* Assigned task *
Copy every line of the following data that includes the string "nsplit".

___ Exercise inputs ___

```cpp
int rpo_philox_normal(int n, float* out, unsigned long long seed, unsigned id_base, unsigned salt,
                      unsigned stream_tag, const long long* ctrl, void* stream) {
    if (n <= 0) return RPO_ERR_ARG;
    if (!out) return RPO_ERR_NULL;
    hipLaunchKernelGGL(philox_normal_kernel, dim3(rpo_grid_for(n)), dim3(RPO_BLOCK), 0, (hipStream_t)stream, n, out,
                       (uint64_t)seed, (uint32_t)id_base, (uint32_t)salt, (uint32_t)stream_tag, ctrl);
    RPO_LAUNCH_CHECK();
    return 0;
}

int rpo_abi_version(void) { return RPO_ABI_VERSION; }

int rpo_tuning(int key, int value) {
    if (key < 0 || key >= RPO_TUNE_COUNT) return RPO_ERR_ARG;
    const int old = g_rpo_tune[key];
    if (value >= 0) g_rpo_tune[key] = value;
    return old;
}

int rpo_philox_fill(int n, unsigned* out, unsigned long long seed, unsigned id_base, unsigned index,
                    unsigned stream_tag, void* stream) {
    if (n <= 0) return RPO_ERR_ARG;
    if (!out) return RPO_ERR_NULL;
    hipLaunchKernelGGL(philox_fill_kernel, dim3(rpo_grid_for(n)), dim3(RPO_BLOCK), 0, (hipStream_t)stream, n, out,
                       (uint64_t)seed, (uint32_t)id_base, (uint32_t)index, (uint32_t)stream_tag);
    RPO_LAUNCH_CHECK();
    return 0;
}

int rpo_td_huber(int n, const float* q1, const float* q2, const float* qn1, const float* qn2, const float* logp,
                 float alpha, const float* reward, int reward_stride, const float* done, int done_stride, float gamma,
                 float* loss_out, float* grad_q1, float* grad_q2, float* target_out, void* stream) {
    if (n <= 0 || reward_stride <= 0 || done_stride <= 0) return RPO_ERR_ARG;
    if (!q1 || !qn1 || !reward || !done) return RPO_ERR_NULL;
    hipLaunchKernelGGL(td_huber_kernel, dim3(rpo_grid_for(n)), dim3(RPO_BLOCK), 0, (hipStream_t)stream, n, q1, q2, qn1,
                       qn2, logp, alpha, reward, reward_stride, done, done_stride, gamma, loss_out, grad_q1, grad_q2,
                       target_out);
    RPO_LAUNCH_CHECK();
    return 0;
}

int rpo_absmax(long long n, const float* x, float* max_out, void* stream) {
    if (n <= 0) return RPO_ERR_ARG;
    if (!x || !max_out) return RPO_ERR_NULL;
    if ((reinterpret_cast<uintptr_t>(x) & 15u) != 0) return RPO_ERR_ARG;
    hipLaunchKernelGGL(absmax_kernel, dim3(rpo_grid_for(n / 4 + 1)), dim3(RPO_BLOCK), 0, (hipStream_t)stream, n, x,
                       max_out, 0);
    RPO_LAUNCH_CHECK();
    return 0;
}

int rpo_absmax_slots(long long n, const float* x, float* gradmax, void* stream) {
    if (n <= 0) return RPO_ERR_ARG;
    if (!x || !gradmax) return RPO_ERR_NULL;
    if ((reinterpret_cast<uintptr_t>(x) & 15u) != 0) return RPO_ERR_ARG;
    hipLaunchKernelGGL(absmax_kernel, dim3(rpo_grid_for(n / 4 + 1)), dim3(RPO_BLOCK), 0, (hipStream_t)stream, n, x,
                       gradmax, 1);
    RPO_LAUNCH_CHECK();
    return 0;
}

int rpo_adam_step(long long n, float* param, float* grad, float* exp_avg, float* exp_avg_sq, int* step_dev,
                  float lr, float beta1, float beta2, float eps, float weight_decay, int maximize, float clip_thres,
                  float* gradmax, int reset_gradmax, int zero_grad, int clamp_min0, float* target, float tau,
                  long long* clock, int prepared, void* stream) {
    if (n <= 0) return RPO_ERR_ARG;
    if (!param || !grad || !exp_avg || !exp_avg_sq || !step_dev) return RPO_ERR_NULL;
// ... 54 lines not shown
```

Baseline: 101.5 million env-steps/s.

## Stage hidden-vector weight-gradient reduction through shared memory with prefetched tiles

```diff
diff --git a/include/rpo_hip.h b/include/rpo_hip.h
--- a/include/rpo_hip.h
+++ b/include/rpo_hip.h
@@ -140,6 +140,7 @@
 #define RPO_TUNE_EVOPF_PLACE 8
 #define RPO_TUNE_FWD_BF16X3 9
 #define RPO_TUNE_COUNT 10
+#define RPO_TUNE_WGRAD_STAGED 11
 int rpo_tuning(int key, int value);
 
 int rpo_philox_fill(int n, unsigned* out, unsigned long long seed, unsigned id_base, unsigned index,
diff --git a/rpo_amd/csrc/common.h b/rpo_amd/csrc/common.h
--- a/rpo_amd/csrc/common.h
+++ b/rpo_amd/csrc/common.h
@@ -14,7 +14,8 @@
         if (e__ != hipSuccess) return (int)e__;   \
     } while (0)
 
-extern int g_rpo_tune[RPO_TUNE_COUNT];
+constexpr int kRpoTuneSlots = RPO_TUNE_WGRAD_STAGED + 1;
+extern int g_rpo_tune[kRpoTuneSlots];
 static inline int rpo_tune(int key) { return g_rpo_tune[key]; }
 
 __device__ __forceinline__ float rpo_relu_bits(float x) {
diff --git a/rpo_amd/csrc/nsplit.hip b/rpo_amd/csrc/nsplit.hip
--- a/rpo_amd/csrc/nsplit.hip
+++ b/rpo_amd/csrc/nsplit.hip
@@ -745,7 +745,7 @@
             gmax = fmaxf(gmax, fabsf(nw1b));
         }
     }
-    if (rb == 0) {
+    if (rb == 0 && !(RPO_NS_SKIP & 4)) {
         __syncthreads();
         float s0 = 0.0f, s1 = 0.0f;
         for (int b2 = tid; b2 < B; b2 += kThreads) {
@@ -770,10 +770,169 @@
     return gmax;
 }
 
+constexpr int kHvRows = 64;
+constexpr int kHvLdPart = kHvRows * 16 + 16;
+constexpr int kHvLdD = kHvRows + 4;
+constexpr int kHvSmem = 4 * kHvLdPart + 2 * 4 * kHvLdD + 4 * 3 * 16 + 8;
+constexpr int kWeightSmem = kHvSmem > 4 * 16 * 16 ? kHvSmem : 4 * 16 * 16;
+
+struct HvStage { f32x4 h[4]; float d0, d1; };
+
+__device__ __forceinline__ void ns_hv_stage_load(HvStage& s, const float* __restrict__ h1, const float* dglob, int dstride, bool two,
+                                                 int B, int rb, int c0) {
+    constexpr int H = 256;
+    const int tid = threadIdx.x, r = tid >> 2, q = tid & 3, last = B - 1;
+#pragma unroll
+    for (int part = 0; part < 4; ++part) {
+        const int bb = (int)(((long long)B * part) / 4) + c0 + r, bc = bb < last ? bb : last;
+        s.h[part] = *reinterpret_cast<const f32x4*>(&h1[(size_t)bc * H + rb * 16 + q * 4]);
+    }
+    const int bb = (int)(((long long)B * (tid >> 6)) / 4) + c0 + (tid & 63), bc = bb < last ? bb : last;
+    s.d0 = dglob[(size_t)bc * dstride];
+    s.d1 = two ? dglob[(size_t)bc * dstride + 1] : 0.0f;
+}
+
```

___

* Task answer *
diff --git a/rpo_amd/csrc/nsplit.hip b/rpo_amd/csrc/nsplit.hip
--- a/rpo_amd/csrc/nsplit.hip
+++ b/rpo_amd/csrc/nsplit.hip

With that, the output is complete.